** EXERCISE **
Look through the listing and report every line that has "csrc" in it.
━━━━━ DATA EXTRACT
-  const float lr = hyper[JH_HY_LR], b2 = hyper[JH_HY_B2], eps = hyper[JH_HY_EPS];
-  const float omb1 = hyper[JH_HY_OMB1], omb2 = hyper[JH_HY_OMB2];
-  const float step_size = lr / bc1;
-  auto upd = [&](float& pi, float& gi_, float& mi_, float& vi_) {
-    const float gi = gi_ * coef;
-    gi_ = gi;
-    const float mi = mi_ + omb1 * (gi - mi_);
-    const float vi = vi_ * b2 + omb2 * gi * gi;
-    mi_ = mi;
-    vi_ = vi;
-    const float denom = sqrtf(vi) / bc2s + eps;
-    pi = pi - step_size * (mi / denom);
-  };
   for (int64_t i = i_first; i < n4; i += (int64_t)gridDim.x * 256) {
     const bool first = i == i_first;
-    float4 pp = first ? pp0 : p4[i], mm = first ? mm0 : m4[i], vv = first ? vv0 : v4[i];
+    float4 pp = first ? pp0 : ps4[i], mm = first ? mm0 : ms4[i], vv = first ? vv0 : vs4[i];
     float4 gg = (FUSED && i < h4) ? mine : (first ? gg0 : g4[i]);
-    upd(pp.x, gg.x, mm.x, vv.x); upd(pp.y, gg.y, mm.y, vv.y); upd(pp.z, gg.z, mm.z, vv.z); upd(pp.w, gg.w, mm.w, vv.w);
+    jh_adam_upd4(a, pp, gg, mm, vv);
     p4[i] = pp; g4[i] = gg; m4[i] = mm; v4[i] = vv;
   }
   if (blockIdx.x == 0 && threadIdx.x < (int)(n - (n4 << 2))) {
     const int64_t i = (n4 << 2) + threadIdx.x;
-    upd(p[i], g[i], m[i], v[i]);
+    float pi = ps[i], gi = g[i], mi = ms[i], vi = vs[i];
+    jh_adam_upd(a, pi, gi, mi, vi);
+    p[i] = pi; g[i] = gi; m[i] = mi; v[i] = vi;
   }
 }
 
@@ -626,6 +577,9 @@
     JH_HIP(hipMemset(n->upd_ws, 0, sizeof(float) * n->upd_floats));
   }
   JH_HIP(hipMalloc((void**)&n->norm_partial, sizeof(float) * kNormSlots));
+  JH_HIP(hipMalloc((void**)&n->sh_params, sizeof(float) * 3 * (size_t)((n->n_params + 3) & ~(int64_t)3)));
+  n->sh_m = n->sh_params + ((n->n_params + 3) & ~(int64_t)3);
+  n->sh_v = n->sh_m + ((n->n_params + 3) & ~(int64_t)3);
   JH_HIP(hipMalloc((void**)&n->hyper, sizeof(float) * JH_HY_FLOATS));
   float hy[JH_HY_FLOATS];
   jh_hyper_fill(hy, 1e-3, 0.9, 0.999, 1e-8, 0.0);
@@ -644,7 +598,7 @@
   if (n->act_out_h) (void)hipHostFree(n->act_out_h);
   (void)hipFree(n->norm_partial); (void)hipFree(n->hyper); (void)hipFree(n->dv2);
   (void)hipFree(n->fwd_part); (void)hipFree(n->part_w1); (void)hipFree(n->ssq_part);
-  (void)hipFree(n->tg_ws); (void)hipFree(n->tg_cnt); (void)hipFree(n->xg); (void)hipFree(n->upd_ws);
+  (void)hipFree(n->tg_ws); (void)hipFree(n->tg_cnt); (void)hipFree(n->xg); (void)hipFree(n->upd_ws); (void)hipFree(n->sh_params);
   delete n;
 }
 
@@ -735,11 +689,15 @@
 constexpr int kTiledRows = 1024;
 static inline bool pponet_use_tiled(int B) { return B >= kTiledRows; }
 
-static PmbHeads pmb_heads(jh_pponet* n) {
+static PmbHeads pmb_heads(jh_pponet* n, const float* params = nullptr) {
   PmbHeads hd{};
   hd.n_out = head_rows(n, hd.w, hd.dw, hd.b, hd.db);
+  if (params && params != n->params)
+    for (int o = 0; o < hd.n_out; ++o) { hd.w[o] = params + (hd.w[o] - n->params); hd.b[o] = params + (hd.b[o] - n->params); }
   return hd;
 }
+#define JH_NO_PENDING(n, what) \
+  if ((n)->pend) return jh_fail(JH_ERR_STATE, what ": a deferred optimizer step is pending (jh_pponet_ppo_update with do_adam == 2): call jh_pponet_adam_flush first")
 
 __global__ void __launch_bounds__(256) jh_rowgather_f32_kernel(int B, int S, const float* __restrict__ x, const int64_t* __restrict__ idx, float* __restrict__ out) {
   const int64_t i = (int64_t)blockIdx.x * 256 + threadIdx.x;
@@ -1013,6 +971,7 @@
   JH_ARG(n && d_x && d_head0 && d_value);
   JH_ARG(B > 0 && B <= n->max_rows);
   JH_ARG(!n->cont || d_head1);
+  JH_NO_PENDING(n, "jh_pponet_forward");
   hipStream_t st = jh_s(stream);
   const int H = n->H;
   static const int kFwdTiledRows = getenv("JH_PPO_FWD_TILED_ROWS") ? atoi(getenv("JH_PPO_FWD_TILED_ROWS")) : 2048;
@@ -1051,6 +1010,7 @@
   JH_ARG(n && d_x && d_g_head0 && d_g_value);
   JH_ARG(B > 0 && B <= n->max_rows);
   JH_ARG(!n->cont || d_g_head1);
+  JH_NO_PENDING(n, "jh_pponet_backward");
   return pponet_backward(n, B, d_x, d_idx, d_g_head0, d_g_head1, d_g_value, nullptr, nullptr, jh_s(stream));
 }
 static int pponet_backward(jh_pponet* n, int32_t B, const float* d_x, const int64_t* d_idx, const float* d_g_head0, const float* d_g_head1,
@@ -1132,7 +1092,7 @@
 
 static int pponet_adam(jh_pponet* n, float max_norm, float* d_norm_out, hipStream_t st, int n_partial = kNormBlocks) {
   JH_LAUNCH(jh_adam_kernel<false>, dim3(kNormBlocks), dim3(256), 0, st, n->n_params, n->params, n->grads, n->m, n->v,
-            n->norm_partial, n_partial, n->hyper, max_norm, d_norm_out, (const float*)nullptr, 0, (int64_t)0);
+            (const float*)n->params, (const float*)n->m, (const float*)n->v, (const float*)n->norm_partial, n_partial, n->hyper, max_norm, d_norm_out, (const float*)nullptr, 0, (int64_t)0);
   JH_LAUNCH_CHECK();
   return JH_OK;
 }
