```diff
+      const cx<double> e = {cos(th), sin(th)}, em = {cos(th), -sin(th)};
+      const cx<double> v1 = {mm[0].r + e.r * mm[1].r - e.i * mm[1].i, mm[0].i + e.r * mm[1].i + e.i * mm[1].r};
+      const cx<double> v2 = {mm[2].r + e.r * mm[3].r - e.i * mm[3].i, mm[2].i + e.r * mm[3].i + e.i * mm[3].r};
+      const double a1 = sqrt(v1.r * v1.r + v1.i * v1.i), a2 = sqrt(v2.r * v2.r + v2.i * v2.i);
+      const cx<double> g[4] = {{v1.r / a1, v1.i / a1},
+                               {(v1.r * em.r - v1.i * em.i) / a1, (v1.r * em.i + v1.i * em.r) / a1},
+                               {v2.r / a2, v2.i / a2},
+                               {(v2.r * em.r - v2.i * em.i) / a2, (v2.r * em.i + v2.i * em.r) / a2}};
+      const double sc2 = -2.0 * F / 16.0;
+      for (int c = 0; c < 2 * m; ++c) coef[c] = cx<double>{0, 0};
+      for (int c = 0; c < 4; ++c) {
+        const cx<double> v = {sc2 * g[c].r, sc2 * g[c].i};
+        if (sc.rsec) {
+          coef[sc.zmap[c]] = v;
+        } else {
+          coef[c] = v;
+          coef[m + c] = v;
+        }
+      }
+    }
+  } else {
+    if (l == 0) {
+      *Jout = psum;
+      for (int c = 0; c < 2 * m; ++c) coef[c] = cx<double>{0, 0};
+    }
+  }
+}
+
 template <typename T>
 __global__ void k_terminal_cost(int N, int m, int Nt, const cx<T>* __restrict__ X, const cx<T>* __restrict__ Xt,
                                 int cost_kind, double n_norm, int accumulate, double* __restrict__ J,
diff --git a/quantumoptimalcontrol.jl_amd/csrc/qoc_internal.hpp b/quantumoptimalcontrol.jl_amd/csrc/qoc_internal.hpp
--- a/quantumoptimalcontrol.jl_amd/csrc/qoc_internal.hpp
+++ b/quantumoptimalcontrol.jl_amd/csrc/qoc_internal.hpp
@@ -346,5 +346,7 @@
 bool blkseg_split_ok(const qoc_ctx* c);
 int blkseg_forward(qoc_ctx* c, const double* d_u, double* d_J);
 int blkseg_backward(qoc_ctx* c, int order, double* d_dJdu, const int* stale);
-
-}
+size_t blkseg_table_consts(int nb, int nblk);
+int blkseg_fill_consts(qoc_ctx* c);
+
+}
diff --git a/quantumoptimalcontrol.jl_amd/csrc/qoc_run_blk.hip b/quantumoptimalcontrol.jl_amd/csrc/qoc_run_blk.hip
--- a/quantumoptimalcontrol.jl_amd/csrc/qoc_run_blk.hip
+++ b/quantumoptimalcontrol.jl_amd/csrc/qoc_run_blk.hip
@@ -109,7 +109,7 @@
   }
   if (NB <= 3) {
     const int E = NB * NB;
-    std::vector<double> tab((size_t)nblk * 3 * E * 2, 0.0);
+    std::vector<double> tab(((size_t)nblk * 3 * E + blkseg_table_consts(NB, nblk)) * 2, 0.0);
     for (int b = 0; b < nblk; ++b)
       for (int j = 0; j <= c->nu && j < 3; ++j)
         for (int e = 0; e < E; ++e) {
@@ -135,7 +135,7 @@
   c->blk_jr = jr;
   c->blk_real = real;
   c->nwb = (int)(wrow.size() / 16);
-  return QOC_OK;
+  return blkseg_fill_consts(c);
 }
 
 bool blk_active(const qoc_ctx* c) {
diff --git a/quantumoptimalcontrol.jl_amd/csrc/qoc_run_blkseg.hip b/quantumoptimalcontrol.jl_amd/csrc/qoc_run_blkseg.hip
--- a/quantumoptimalcontrol.jl_amd/csrc/qoc_run_blkseg.hip
+++ b/quantumoptimalcontrol.jl_amd/csrc/qoc_run_blkseg.hip
@@ -71,6 +71,21 @@
     if (NB == 2) return f(std::integral_constant<int, 2>(), ORD_);
     return f(std::integral_constant<int, 3>(), ORD_);
   });
+}
+
+size_t blkseg_table_consts(int nb, int nblk) { return nblk <= 32 ? blkseg_nconst(nb, nblk) : 0; }
+
+int blkseg_fill_consts(qoc_ctx* c) {
+  if (!c->d_gtab || blkseg_table_consts(c->blk_nb, c->nblk) == 0) return QOC_OK;
+  double mur[3], mui[3];
+  for (int j = 0; j < 3; ++j) {
+    mur[j] = j <= c->nu ? c->tprm.mur[j] : 0.0;
+    mui[j] = j <= c->nu ? c->tprm.mui[j] : 0.0;
+  }
+  const int cmu = mur[1] == 0.0 && mur[2] == 0.0 && mui[1] == 0.0 && mui[2] == 0.0;
+  hipLaunchKernelGGL(k_blkseg_consts, dim3(1), dim3(64), 0, c->stream, c->d_gtab, c->nblk, c->Nt, mur[0], mui[0], cmu);
+  HIPCHK(c, hipGetLastError());
+  return QOC_OK;
 }
 
 static int ensure_lazy_bufs(qoc_ctx* c) {
```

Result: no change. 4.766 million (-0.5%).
━━━━━━━━━━
** RESULT FOR THIS TASK **
diff --git a/quantumoptimalcontrol.jl_amd/csrc/qoc_internal.hpp b/quantumoptimalcontrol.jl_amd/csrc/qoc_internal.hpp
--- a/quantumoptimalcontrol.jl_amd/csrc/qoc_internal.hpp
+++ b/quantumoptimalcontrol.jl_amd/csrc/qoc_internal.hpp
diff --git a/quantumoptimalcontrol.jl_amd/csrc/qoc_run_blk.hip b/quantumoptimalcontrol.jl_amd/csrc/qoc_run_blk.hip
--- a/quantumoptimalcontrol.jl_amd/csrc/qoc_run_blk.hip
+++ b/quantumoptimalcontrol.jl_amd/csrc/qoc_run_blk.hip
diff --git a/quantumoptimalcontrol.jl_amd/csrc/qoc_run_blkseg.hip b/quantumoptimalcontrol.jl_amd/csrc/qoc_run_blkseg.hip
--- a/quantumoptimalcontrol.jl_amd/csrc/qoc_run_blkseg.hip
+++ b/quantumoptimalcontrol.jl_amd/csrc/qoc_run_blkseg.hip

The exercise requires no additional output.